The Mexican BMV/IPC index headed losses in Latin America on Wednesday, while US markets maintained an upward trend, driven by tech stock hikes on the back of Netflix’s better-than-expected results

Traders work in the trading gallery of Bolsa Mexicana de Valores (BMV), Mexico's stock exchange.
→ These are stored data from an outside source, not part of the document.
void gpt2_carve(const cc_gpt2_cfg* c, const cc_gpt2_shape* s, int cap, void* ws, Gpt2WS& w) {
    Carver cv(ws);
    const int B = s->B, T = s->T, hd = c->D / c->H;
    const size_t M = (size_t)B * T, D = c->D, Mc = (size_t)B * cap;
    const bool keep = s->mode >= 1, full = s->mode >= 2;
    const bool img = kX3 && !full && x3_img_on();
    const bool bimg = img && keep && s->p_resid == 0.f && s->p_attn == 0.f && s->p_embd == 0.f;
    const int xw = img ? (int)D : 0, attw = (img && attn_fwd_can_image(T, hd)) ? (int)D : 0, hw = img ? 4 * (int)D : 0;
    const int dxw = bimg ? (int)D : 0, dqw = (bimg && attn_bwd_can_image(T, hd)) ? 3 * (int)D : 0;
    const int nx = keep ? c->NL + 1 : 2;
    float* xb[MAX_LAYERS + 1];
    for (int i = 0; i < nx; i++) xb[i] = cv.take<float>(M * D);
    for (int l = 0; l <= c->NL; l++) w.x[l] = keep ? xb[l] : xb[l & 1];
    for (int l = 0; l < c->NL; l++) {
        const bool k0 = keep || l == 0, f0 = full || l == 0;
        w.x1[l] = k0 ? cv.take<float>(M * D) : w.x1[0];
        w.qkv[l] = k0 ? cv.take<act_t>(M * 3 * D) : w.qkv[0];
        w.u[l] = k0 ? cv.take<act_t>(M * 4 * D) : w.u[0];
        w.lse[l] = k0 ? cv.take<float>((size_t)B * c->H * T) : w.lse[0];
        w.mean1[l] = k0 ? cv.take<float>(M) : w.mean1[0];
        w.rstd1[l] = k0 ? cv.take<float>(M) : w.rstd1[0];
        w.mean2[l] = k0 ? cv.take<float>(M) : w.mean2[0];
        w.rstd2[l] = k0 ? cv.take<float>(M) : w.rstd2[0];
        w.xn1[l] = f0 ? Act(cv.take<act_t>(M * D * ((kX3 && !full) ? 3 : 2) / 2), xw) : w.xn1[0];
        w.xn2[l] = f0 ? Act(cv.take<act_t>(M * D * ((kX3 && !full) ? 3 : 2) / 2), xw) : w.xn2[0];
        w.att[l] = k0 ? Act(cv.take<act_t>(M * D * ((kX3 && !full) ? 3 : 2) / 2), attw) : w.att[0];
        w.hact[l] = f0 ? Act(cv.take<act_t>(M * 4 * D * ((kX3 && !full) ? 3 : 2) / 2), hw) : w.hact[0];
    }
    const size_t Mh = std::max(M, Mc);
    w.hf16 = cv.take<act_t>(Mh * D);
    w.meanf = cv.take<float>(Mh);
    w.rstdf = cv.take<float>(Mh);
    w.target = cv.take<int>(Mh);
    w.row_map = cv.take<int>(Mh);
    w.keep = nullptr;
    if (keep) {
        const int npart = c->Vp / 64;
        w.logits16 = cv.take<act_t>(Mc * c->Vp * ((kX3 && !full) ? 3 : 2) / 2);
        w.pmax = cv.take<float>(Mc * npart);
        w.psum = cv.take<float>(Mc * npart);
        w.tgt_logit = cv.take<float>(Mc);
        w.lse_row = cv.take<float>(Mc);
        w.row_loss = cv.take<float>(Mc);
        w.cref = cv.take<float>(Mc);
        w.lmfac = cv.take<float>(2 * Mc);
        w.hfs16 = full ? cv.take<act_t>(Mc * D) : nullptr;
        w.dx32 = cv.take<float>(M * D);
        w.dx16 = Act(cv.take<act_t>(M * D * ((kX3 && !full) ? 3 : 2) / 2), dxw);
        w.dx16b = full ? Act(cv.take<act_t>(M * D)) : w.dx16;
        w.dhf16 = cv.take<act_t>(Mc * D);
        w.du16 = Act(cv.take<act_t>(M * 4 * D * ((kX3 && !full) ? 3 : 2) / 2), hw);
        w.dxn16 = cv.take<act_t>(M * D);
        w.datt16 = cv.take<act_t>(M * D);
        w.dqkv16 = Act(cv.take<act_t>(M * 3 * D * ((kX3 && !full) ? 3 : 2) / 2), dqw);
        w.wg_scratch = full ? cv.take<float>(WGRAD_SCRATCH_BYTES / sizeof(float)) : nullptr;
        w.red = full ? cv.take<float>(RED_SCRATCH_FLOATS) : nullptr;
        w.scat = full ? cv.take<char>(scatter_ws_bytes((int)Mc, (int)D)) : nullptr;
        w.adelta = cv.take<float>((size_t)B * c->H * T);
    } else {
        w.wg_scratch = nullptr; w.adelta = nullptr; w.red = nullptr; w.scat = nullptr;
        w.logits16 = nullptr; w.pmax = w.psum = w.tgt_logit = w.lse_row = w.row_loss = nullptr;
        w.cref = w.lmfac = nullptr; w.hfs16 = nullptr;
        w.dx32 = nullptr; w.dx16 = w.dx16b = w.du16 = w.dqkv16 = Act(); w.dhf16 = w.dxn16 = w.datt16 = nullptr;
        if (Mc > 0) {
            const int npart = c->Vp / 64;
            w.pmax = cv.take<float>(Mc * npart);
            w.psum = cv.take<float>(Mc * npart);
            w.tgt_logit = cv.take<float>(Mc);
            w.lse_row = cv.take<float>(Mc);
            w.keep = cv.take<int>(Mc);
        }
    }
    w.x3 = nullptr; w.x3_bytes = 0;
    if (kX3) {
        size_t need = x3_img(Mh, 4 * D);
        if (keep) need = std::max(need, x3_img(Mc, c->Vp));
        if (full) need = std::max(need, std::max(x3_img(M, D) + x3_img(M, 4 * D), x3_img(Mc, c->Vp) + x3_img(Mc, D)));
        w.x3_bytes = need;
        w.x3 = cv.take<char>(need);
    }
    w.bytes = (cv.off + 255) & ~size_t(255);
}

}

extern "C" {

int CC_API(cc_mapper_bwd_range)(const cc_mapper_cfg* c, int32_t B, const float* w32, const uint16_t* w16, void* ws, const float* dout, float* g32,
                        int32_t l_hi, int32_t l_lo, void* stream);
int CC_API(cc_gpt2_bwd_range)(const cc_gpt2_cfg* c, const cc_gpt2_shape* s, const float* w32, const uint16_t* w16, void* ws, const int64_t* tokens,
                      float* dprefix, float* g32, int32_t l_hi, int32_t l_lo, void* stream);

int64_t CC_API(cc_mapper_param_count)(const cc_mapper_cfg* cfg) {
    if (!mapper_cfg_ok(cfg)) return CC_ERR_SHAPE;
    MapperOff o;
    mapper_offsets(cfg, o);
    return o.total;
}

int CC_API(cc_mapper_param_offsets)(const cc_mapper_cfg* cfg, int64_t* offs) {
    if (!mapper_cfg_ok(cfg) || !offs) return CC_ERR_SHAPE;
    MapperOff o;
    mapper_offsets(cfg, o);
    int k = 0;
    offs[k++] = o.lin_w; offs[k++] = o.lin_b; offs[k++] = o.prefix; offs[k++] = o.pos;
    for (int l = 0; l < cfg->N; l++) {
        const auto& y = o.layer[l];
        const int64_t v[12] = {y.n1w, y.n1b, y.wq, y.wkv, y.wp, y.bp, y.n2w, y.n2b, y.w1, y.b1, y.w2, y.b2};
        for (int i = 0; i < 12; i++) offs[k++] = v[i];
    }
    return CC_OK;
}

int64_t CC_API(cc_mapper_ws_bytes)(const cc_mapper_cfg* cfg, int32_t B, int32_t save) {
    if (!mapper_cfg_ok(cfg) || B <= 0) return CC_ERR_SHAPE;
    MapperWS w;
    mapper_carve(cfg, B, save, nullptr, w);
    return (int64_t)w.bytes;
}

#if CC_OP == 2
static int mapper_sync_x3(const cc_mapper_cfg* c, const float* w32, uint16_t* w16, hipStream_t st) {
    MapperOff o;
    mapper_offsets(c, o);
    const int D = c->D, Hm = c->Hm;
    X3SplitBatch sb;
    sb.add(w32 + o.lin_w, W16(w16, o.lin_w), c->P * D, c->E, 0, 1);
    for (int l = 0; l < c->N; l++) {
        const auto& y = o.layer[l];
        const int64_t off[4] = {y.wq, y.wp, y.w1, y.w2};
        const int R[4] = {3 * D, D, Hm, D}, C[4] = {D, D, D, Hm};
        for (int i = 0; i < 4; i++) {
            if (sb.n + 2 > 32) { CC_TRY(x3_split_multi(sb, st)); sb.n = 0; }
            sb.add(w32 + off[i], W16(w16, off[i]), R[i], C[i], 0, 1);
            sb.add(w32 + off[i], W16(w16, o.total + off[i]), R[i], C[i], 1, 1);
        }
    }
    return x3_split_multi(sb, st);
}
#endif

static int mapper_transposes(const cc_mapper_cfg* c, uint16_t* w16, hipStream_t st) {
    if (kX3) return CC_ERR_ARG;
    MapperOff o;
    mapper_offsets(c, o);
    op16_t* t = w16 + o.total;
    const int D = c->D, Hm = c->Hm;
    TransposeBatch tb;
    for (int l = 0; l < c->N; l++) {
        const auto& y = o.layer[l];
        tb.add(w16 + y.wq, t + y.wq, 3 * D, D);
        tb.add(w16 + y.wp, t + y.wp, D, D);
        tb.add(w16 + y.w1, t + y.w1, Hm, D);
        tb.add(w16 + y.w2, t + y.w2, D, Hm);
        if (tb.n == 32) { CC_TRY(transpose_bf16_multi(tb, st)); tb.n = 0; }
    }
    CC_TRY(transpose_bf16_multi(tb, st));
    return CC_OK;
}

int CC_API(cc_mapper_sync_weights)(const cc_mapper_cfg* c, const float* w32, uint16_t* w16, void* stream) {
    if (!mapper_cfg_ok(c) || !w32 || !w16) return CC_ERR_ARG;
    hipStream_t st = S_(stream);
#if CC_OP == 2
    return mapper_sync_x3(c, w32, w16, st);
#else
    MapperOff o;
    mapper_offsets(c, o);
    CC_TRY(f32_to_bf16(w32, w16, (size_t)o.total, st));
    return mapper_transposes(c, w16, st);
#endif
}

int CC_API(cc_mapper_transpose_weights)(const cc_mapper_cfg* c, uint16_t* w16, void* stream) {
    if (!mapper_cfg_ok(c) || !w16) return CC_ERR_ARG;
    return mapper_transposes(c, w16, S_(stream));
}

Photographer: Susana Gonzalez/Bloomberg
By Bloomberg Línea and Bloomberg News
July 20, 2022 | 09:41 PM

A roundup of Wednesday’s stock market results from across the region

🥇 Peru, Latin America’s leader:

The Peruvian S&P BVL Peru (SPBLPGPT led in Latin America on Wednesday, driven by the consumer staples, industrials, and financials sectors. Shares of Inretail Peru (INRETC1), Intercorp Financial Services (IFS) and Unión de Cervecerías Peruanas (BACKUSI1) drove the gains.

Brazil’s Ibovespa (IBOV) also closed higher, up 0.04%, as Rede D’or Sao Luiz (RDOR3), Alpargatas SA (ALPA4) and Totvs SA (TOTS3) shares led the gains.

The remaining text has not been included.